Ce dont rêve l’Europe

Pour commencer, il y a les ambitions de la Commission européenne. Ça n’a échappé à personne, le 1er janvier 2023, une nouvelle PAC est entrée en vigueur avec, parmi les nouvelles dispositions, une plus grande liberté laissée aux États membres dans leurs politiques agricoles, chacun devant néanmoins faire valider son « Plan Stratégique National » par la Commission européenne. Un système d’écorégimes avec des primes versées aux exploitants suivant des programmes environnementaux remplace également l’ancien « paiement vert » conditionnant une partie des aides directes aux pratiques environnementales des agriculteurs.

D’autres mesures prévoient enfin une diminution de l’utilisation de pesticides ainsi que l’augmentation des terres consacrées à l’agriculture biologique. Les écorégimes seront obligatoires en 2025.

Ainsi, pour 2030, on souhaite diminuer de 50 % les PPP. « La question est de savoir qu’elle est le moment de référence pour cela. Il n’y a pas d’accord à ce sujet.

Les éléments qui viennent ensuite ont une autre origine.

SIGNATURES = {
    "pcr_version": (C.c_int, []),
    "pcr_device_count": (C.c_int, []),
    "pcr_ctx_create": (C.c_int, [C.c_int, C.POINTER(vp)]),
    "pcr_ctx_create_on_stream": (C.c_int, [C.c_int, vp, C.POINTER(vp)]),
    "pcr_ctx_destroy": (None, [vp]),
    "pcr_ctx_synchronize": (C.c_int, [vp]),
    "pcr_last_error": (C.c_char_p, [vp]),
    "pcr_ctx_launch_count": (C.c_uint64, [vp]),
    "pcr_ctx_set_cell_size": (C.c_int, [vp, C.c_float]),
    "pcr_ctx_set_frame_stream": (C.c_int, [vp, C.c_int]),
    "pcr_ctx_get_hint_stats": (C.c_int, [vp, u64p]),
    "pcr_ctx_get_knn_counters": (C.c_int, [vp, u64p]),
    "pcr_ctx_set_query_sharding": (C.c_int, [vp, C.c_int]),
    "pcr_ctx_debug_set_shard": (C.c_int, [vp, C.c_int, C.c_int]),
    "pcr_ctx_set_timing": (C.c_int, [vp, C.c_int]),
    "pcr_ctx_get_timing": (C.c_int, [vp, C.POINTER(C.c_double), u64p]),
    "pcr_comm_unique_id": (C.c_int, [vp]),
    "pcr_ctx_comm_init": (C.c_int, [vp, vp, C.c_int, C.c_int]),
    "pcr_ctx_comm_rank": (C.c_int, [vp]),
    "pcr_ctx_comm_size": (C.c_int, [vp]),
    "pcr_ctx_comm_kind": (C.c_int, [vp]),
    "pcr_index_build": (C.c_int, [vp, f32p, f32p, f32p, C.c_size_t, C.c_size_t, C.POINTER(vp)]),
    "pcr_index_build_dev": (C.c_int, [vp, vp, vp, vp, C.c_size_t, C.c_size_t, C.POINTER(vp)]),
    "pcr_index_free": (None, [vp]),
    "pcr_index_len": (C.c_size_t, [vp]),
    "pcr_index_info": (C.c_int, [vp, f32p, i32p, szp]),
    "pcr_knn": (C.c_int, [vp, f32p, f32p, f32p, C.c_size_t, C.c_size_t, u32p, f32p, u32p]),
    "pcr_knn_dev": (C.c_int, [vp, vp, vp, vp, C.c_size_t, C.c_size_t, vp, vp, vp]),
    "pcr_radius_count": (C.c_int, [vp, f32p, f32p, f32p, C.c_size_t, C.c_float, u32p]),
    "pcr_radius_search": (C.c_int, [vp, f32p, f32p, f32p, C.c_size_t, C.c_float, u64p, u32p, C.c_size_t, szp]),
    "pcr_index_build_batch": (C.c_int, [vp, f32p, f32p, f32p, u64p, C.c_size_t, C.c_size_t, C.POINTER(vp)]),
    "pcr_index_build_batch_dev": (C.c_int, [vp, vp, vp, vp, u64p, C.c_size_t, C.c_size_t, C.POINTER(vp)]),
    "pcr_knn_batch": (C.c_int, [vp, f32p, f32p, f32p, u64p, C.c_size_t, C.c_size_t, u32p, f32p, u32p]),
    "pcr_knn_batch_dev": (C.c_int, [vp, vp, vp, vp, u64p, C.c_size_t, C.c_size_t, vp, vp, vp]),
    "pcr_radius_count_batch": (C.c_int, [vp, f32p, f32p, f32p, u64p, C.c_size_t, C.c_float, u32p]),
    "pcr_radius_count_batch_dev": (C.c_int, [vp, vp, vp, vp, u64p, C.c_size_t, C.c_float, vp]),
    "pcr_radius_search_batch": (C.c_int, [vp, f32p, f32p, f32p, u64p, C.c_size_t, C.c_float, u64p, u32p, C.c_size_t, szp]),
    "pcr_find_correspondences_batch": (C.c_int, [vp, f32p, f32p, f32p, u64p, C.c_size_t, C.c_float, u32p, u32p, f32p, u64p]),
    "pcr_sor": (C.c_int, [vp, f32p, f32p, f32p, C.c_size_t, C.c_size_t, C.c_float, u8p, szp, f32p, f32p]),
    "pcr_sor_dev": (C.c_int, [vp, vp, vp, vp, C.c_size_t, C.c_size_t, C.c_float, vp, vp]),
    "pcr_radius_outlier": (C.c_int, [vp, f32p, f32p, f32p, C.c_size_t, C.c_float, C.c_size_t, u8p, szp]),
    "pcr_estimate_normals": (C.c_int, [vp, f32p, f32p, f32p, C.c_size_t, C.c_size_t, f32p, f32p, f32p, f32p]),
    "pcr_estimate_normals_dev": (C.c_int, [vp, vp, vp, vp, C.c_size_t, C.c_size_t, f32p, vp, vp, vp]),
    "pcr_find_correspondences": (C.c_int, [vp, f32p, f32p, f32p, C.c_size_t, C.c_float, u32p, u32p, f32p, szp]),
    "pcr_apply_transform": (C.c_int, [vp, f32p, f32p, f32p, C.c_size_t, f32p, f32p, f32p, f32p, f32p]),
    "pcr_icp_point_to_point": (C.c_int, [vp, f32p, f32p, f32p, C.c_size_t, f32p, f32p, f32p, C.c_size_t, C.POINTER(IcpParams), C.POINTER(IcpResultC)]),
    "pcr_icp_point_to_plane": (C.c_int, [vp, f32p, f32p, f32p, C.c_size_t, f32p, f32p, f32p, C.c_size_t, f32p, f32p, f32p, C.c_size_t, C.POINTER(IcpParams), C.POINTER(IcpResultC)]),
    "pcr_icp_point_to_point_dev": (C.c_int, [vp, vp, vp, vp, C.c_size_t, vp, vp, vp, C.c_size_t, C.POINTER(IcpParams), C.POINTER(IcpResultC)]),
    "pcr_icp_point_to_plane_dev": (C.c_int, [vp, vp, vp, vp, C.c_size_t, vp, vp, vp, C.c_size_t, vp, vp, vp, C.c_size_t, C.POINTER(IcpParams), C.POINTER(IcpResultC)]),
    "pcr_icp_point_to_point_batch": (C.c_int, [vp, f32p, f32p, f32p, u64p, C.c_size_t, u32p, C.c_size_t, C.POINTER(IcpParams), C.POINTER(IcpResultC)]),
    "pcr_icp_point_to_plane_batch": (C.c_int, [vp, f32p, f32p, f32p, u64p, C.c_size_t, f32p, f32p, f32p, C.c_size_t, u32p, C.c_size_t,
                                               C.POINTER(IcpParams), C.POINTER(IcpResultC)]),
    "pcr_icp_point_to_point_batch_dev": (C.c_int, [vp, vp, vp, vp, u64p, C.c_size_t, u32p, C.c_size_t, C.POINTER(IcpParams), C.POINTER(IcpResultC)]),
    "pcr_icp_point_to_plane_batch_dev": (C.c_int, [vp, vp, vp, vp, u64p, C.c_size_t, vp, vp, vp, C.c_size_t, u32p, C.c_size_t,
                                                   C.POINTER(IcpParams), C.POINTER(IcpResultC)]),
    "pcr_voxel_downsample": (C.c_int, [vp, f32p, f32p, f32p, C.c_size_t, C.c_float, f32p, f32p, f32p, szp]),
    "pcr_voxel_downsample_dev": (C.c_int, [vp, vp, vp, vp, C.c_size_t, C.c_float, vp, vp, vp, szp]),
    "pcr_voxel_downsample_batch": (C.c_int, [vp, f32p, f32p, f32p, u64p, C.c_size_t, C.c_float, f32p, f32p, f32p, u64p]),
    "pcr_voxel_downsample_batch_dev": (C.c_int, [vp, vp, vp, vp, u64p, C.c_size_t, C.c_float, vp, vp, vp, u64p]),
    "pcr_estimate_normals_batch": (C.c_int, [vp, f32p, f32p, f32p, u64p, C.c_size_t, C.c_size_t, f32p, f32p, f32p, f32p]),
    "pcr_estimate_normals_batch_dev": (C.c_int, [vp, vp, vp, vp, u64p, C.c_size_t, C.c_size_t, f32p, vp, vp, vp]),
    "pcr_euclidean_cluster": (C.c_int, [vp, f32p, f32p, f32p, C.c_size_t, C.c_float, C.c_size_t, C.c_size_t, u32p, u32p, szp]),
    "pcr_cluster_labels_dev": (C.c_int, [vp, vp, vp, vp, C.c_size_t, C.c_float, vp]),
    "pcr_radius_outlier_dev": (C.c_int, [vp, vp, vp, vp, C.c_size_t, C.c_float, C.c_size_t, vp]),
    "pcr_cloud_upload": (C.c_int, [vp, vp, vp, vp, C.c_size_t, C.POINTER(vp)]),
    "pcr_cloud_upload_block": (C.c_int, [vp, vp, C.c_size_t, C.c_size_t, C.POINTER(vp)]),
    "pcr_cloud_upload_block_nowait": (C.c_int, [vp, vp, C.c_size_t, C.c_size_t, C.POINTER(vp)]),
    "pcr_cloud_download_block": (C.c_int, [vp, vp, C.c_size_t, C.c_int]),
    "pcr_cloud_free": (None, [vp]),
    "pcr_cloud_len": (C.c_size_t, [vp]),
    "pcr_cloud_has_normals": (C.c_int, [vp]),
    "pcr_cloud_download": (C.c_int, [vp, vp, vp, vp]),
    "pcr_cloud_download_normals": (C.c_int, [vp, vp, vp, vp]),
    "pcr_cloud_upload_rows": (C.c_int, [vp, vp, C.c_size_t, C.POINTER(vp)]),
    "pcr_cloud_download_rows": (C.c_int, [vp, vp, vp]),
    "pcr_cloud_device_pointers": (C.c_int, [vp] + [C.POINTER(vp)] * 6),
    "pcr_cloud_select": (C.c_int, [vp, u32p, C.c_size_t, C.POINTER(vp)]),
    "pcr_cloud_voxel_downsample": (C.c_int, [vp, C.c_float, C.POINTER(vp)]),
    "pcr_cloud_statistical_outlier_removal": (C.c_int, [vp, C.c_size_t, C.c_float, C.POINTER(vp)]),
    "pcr_cloud_radius_outlier_removal": (C.c_int, [vp, C.c_float, C.c_size_t, C.POINTER(vp)]),
    "pcr_cloud_estimate_normals": (C.c_int, [vp, C.c_size_t, f32p, C.POINTER(vp)]),
    "pcr_cloud_sor_normals": (C.c_int, [vp, C.c_size_t, C.c_float, C.c_size_t, f32p, C.POINTER(vp)]),
    "pcr_cloud_euclidean_cluster": (C.c_int, [vp, C.c_float, C.c_size_t, C.c_size_t, u32p, u32p, szp]),
    "pcr_cloud_apply_transform": (C.c_int, [vp, f32p, f32p, C.POINTER(vp)]),
    "pcr_cloud_icp_point_to_point": (C.c_int, [vp, vp, C.POINTER(IcpParams), C.POINTER(IcpResultC)]),
    "pcr_cloud_icp_point_to_plane": (C.c_int, [vp, vp, C.POINTER(IcpParams), C.POINTER(IcpResultC)]),
    "pcr_ransac_plane_samples": (C.c_int, [vp, f32p, f32p, f32p, C.c_size_t, C.c_float, u32p, C.c_size_t, f32p, u32p, szp]),
    "pcr_cloud_ransac_plane_samples": (C.c_int, [vp, C.c_float, u32p, C.c_size_t, f32p, u32p, szp]),
    "pcr_ransac_plane_samples_batch": (C.c_int, [vp, f32p, f32p, f32p, u64p, C.c_size_t, C.c_float, u32p, u64p, f32p, u32p, u64p]),
    "pcr_ransac_plane_samples_batch_dev": (C.c_int, [vp, vp, vp, vp, u64p, C.c_size_t, C.c_float, u32p, u64p, f32p, vp, u64p]),
    "pcr_euclidean_cluster_batch": (C.c_int, [vp, f32p, f32p, f32p, u64p, C.c_size_t, C.c_float, C.c_size_t, C.c_size_t, u32p, u32p, u64p]),
    "pcr_euclidean_cluster_batch_dev": (C.c_int, [vp, vp, vp, vp, u64p, C.c_size_t, C.c_float, C.c_size_t, C.c_size_t, vp, vp, u64p]),
    "pcr_cluster_labels_batch_dev": (C.c_int, [vp, vp, vp, vp, u64p, C.c_size_t, C.c_float, vp]),
    "pcr_sor_normals_batch": (C.c_int, [vp, f32p, f32p, f32p, u64p, C.c_size_t, C.c_size_t, C.c_float, C.c_size_t, f32p, u8p, f32p, f32p, f32p, u64p]),
    "pcr_sor_normals_batch_rows": (C.c_int, [vp, f32p, u64p, C.c_size_t, C.c_size_t, C.c_float, C.c_size_t, f32p, u8p, f32p, u64p]),
    "pcr_sor_normals_batch_dev": (C.c_int, [vp, vp, vp, vp, u64p, C.c_size_t, C.c_size_t, C.c_float, C.c_size_t, f32p, vp, vp, vp, vp]),
    "pcr_radius_outlier_batch": (C.c_int, [vp, f32p, f32p, f32p, u64p, C.c_size_t, C.c_float, C.c_size_t, u8p, u64p]),
    "pcr_radius_outlier_batch_dev": (C.c_int, [vp, vp, vp, vp, u64p, C.c_size_t, C.c_float, C.c_size_t, vp]),
    "pcr_frames_upload": (C.c_int, [vp, vp, vp, vp, u64p, C.c_size_t, C.POINTER(vp)]),
    "pcr_frames_upload_rows": (C.c_int, [vp, vp, u64p, C.c_size_t, C.POINTER(vp)]),
    "pcr_frames_free": (None, [vp]),
    "pcr_frames_len": (C.c_size_t, [vp]),
    "pcr_frames_count": (C.c_size_t, [vp]),
    "pcr_frames_offsets": (C.c_int, [vp, u64p]),
    "pcr_frames_has_normals": (C.c_int, [vp]),
    "pcr_frames_device_pointers": (C.c_int, [vp] + [C.POINTER(vp)] * 6),
    "pcr_frames_download": (C.c_int, [vp, vp, vp, vp, vp, vp, vp]),
    "pcr_frames_download_rows": (C.c_int, [vp, vp, vp]),
    "pcr_frames_frame": (C.c_int, [vp, C.c_size_t, C.POINTER(vp)]),
    "pcr_frames_merge": (C.c_int, [vp, C.POINTER(vp)]),
    "pcr_frames_apply_transform": (C.c_int, [vp, f32p, C.POINTER(vp)]),
    "pcr_apply_transform_batch": (C.c_int, [vp, f32p, f32p, f32p, u64p, C.c_size_t, f32p, f32p, f32p, f32p]),
    "pcr_apply_transform_batch_dev": (C.c_int, [vp, vp, vp, vp, u64p, C.c_size_t, f32p, vp, vp, vp]),
    "pcr_transform_compose": (C.c_int, [f32p, f32p, f32p]),
    "pcr_frames_select": (C.c_int, [vp, u32p, u64p, C.c_int, C.POINTER(vp)]),
    "pcr_frames_voxel_downsample": (C.c_int, [vp, C.c_float, C.POINTER(vp)]),
    "pcr_frames_statistical_outlier_removal": (C.c_int, [vp, C.c_size_t, C.c_float, C.POINTER(vp)]),
    "pcr_frames_radius_outlier_removal": (C.c_int, [vp, C.c_float, C.c_size_t, C.POINTER(vp)]),
    "pcr_frames_estimate_normals": (C.c_int, [vp, C.c_size_t, f32p, C.POINTER(vp)]),
    "pcr_frames_sor_normals": (C.c_int, [vp, C.c_size_t, C.c_float, C.c_size_t, f32p, C.POINTER(vp)]),
    "pcr_frames_ransac_plane_samples": (C.c_int, [vp, C.c_float, u32p, u64p, f32p, u32p, u64p, C.POINTER(vp)]),
    "pcr_frames_euclidean_cluster": (C.c_int, [vp, C.c_float, C.c_size_t, C.c_size_t, u32p, u32p, u64p]),
    "pcr_frames_icp_point_to_point": (C.c_int, [vp, u32p, C.c_size_t, C.POINTER(IcpParams), C.POINTER(IcpResultC)]),
    "pcr_frames_icp_point_to_plane": (C.c_int, [vp, u32p, C.c_size_t, C.POINTER(IcpParams), C.POINTER(IcpResultC)]),
}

Si on débute aux années 90’, l’objectif est déjà atteint en fait ! ». On parle également d’une diminution de 30 % des fertilisants chimiques et de 25 à 30 % d’agriculture biologique.

Nos décideurs comptent bien évidemment sur nous pour atteindre leurs objectifs avec un grand mantra, « le monde agricole doit s’adapter ! », et une logique imparable : « On interdit et puis on cherche des solutions… ».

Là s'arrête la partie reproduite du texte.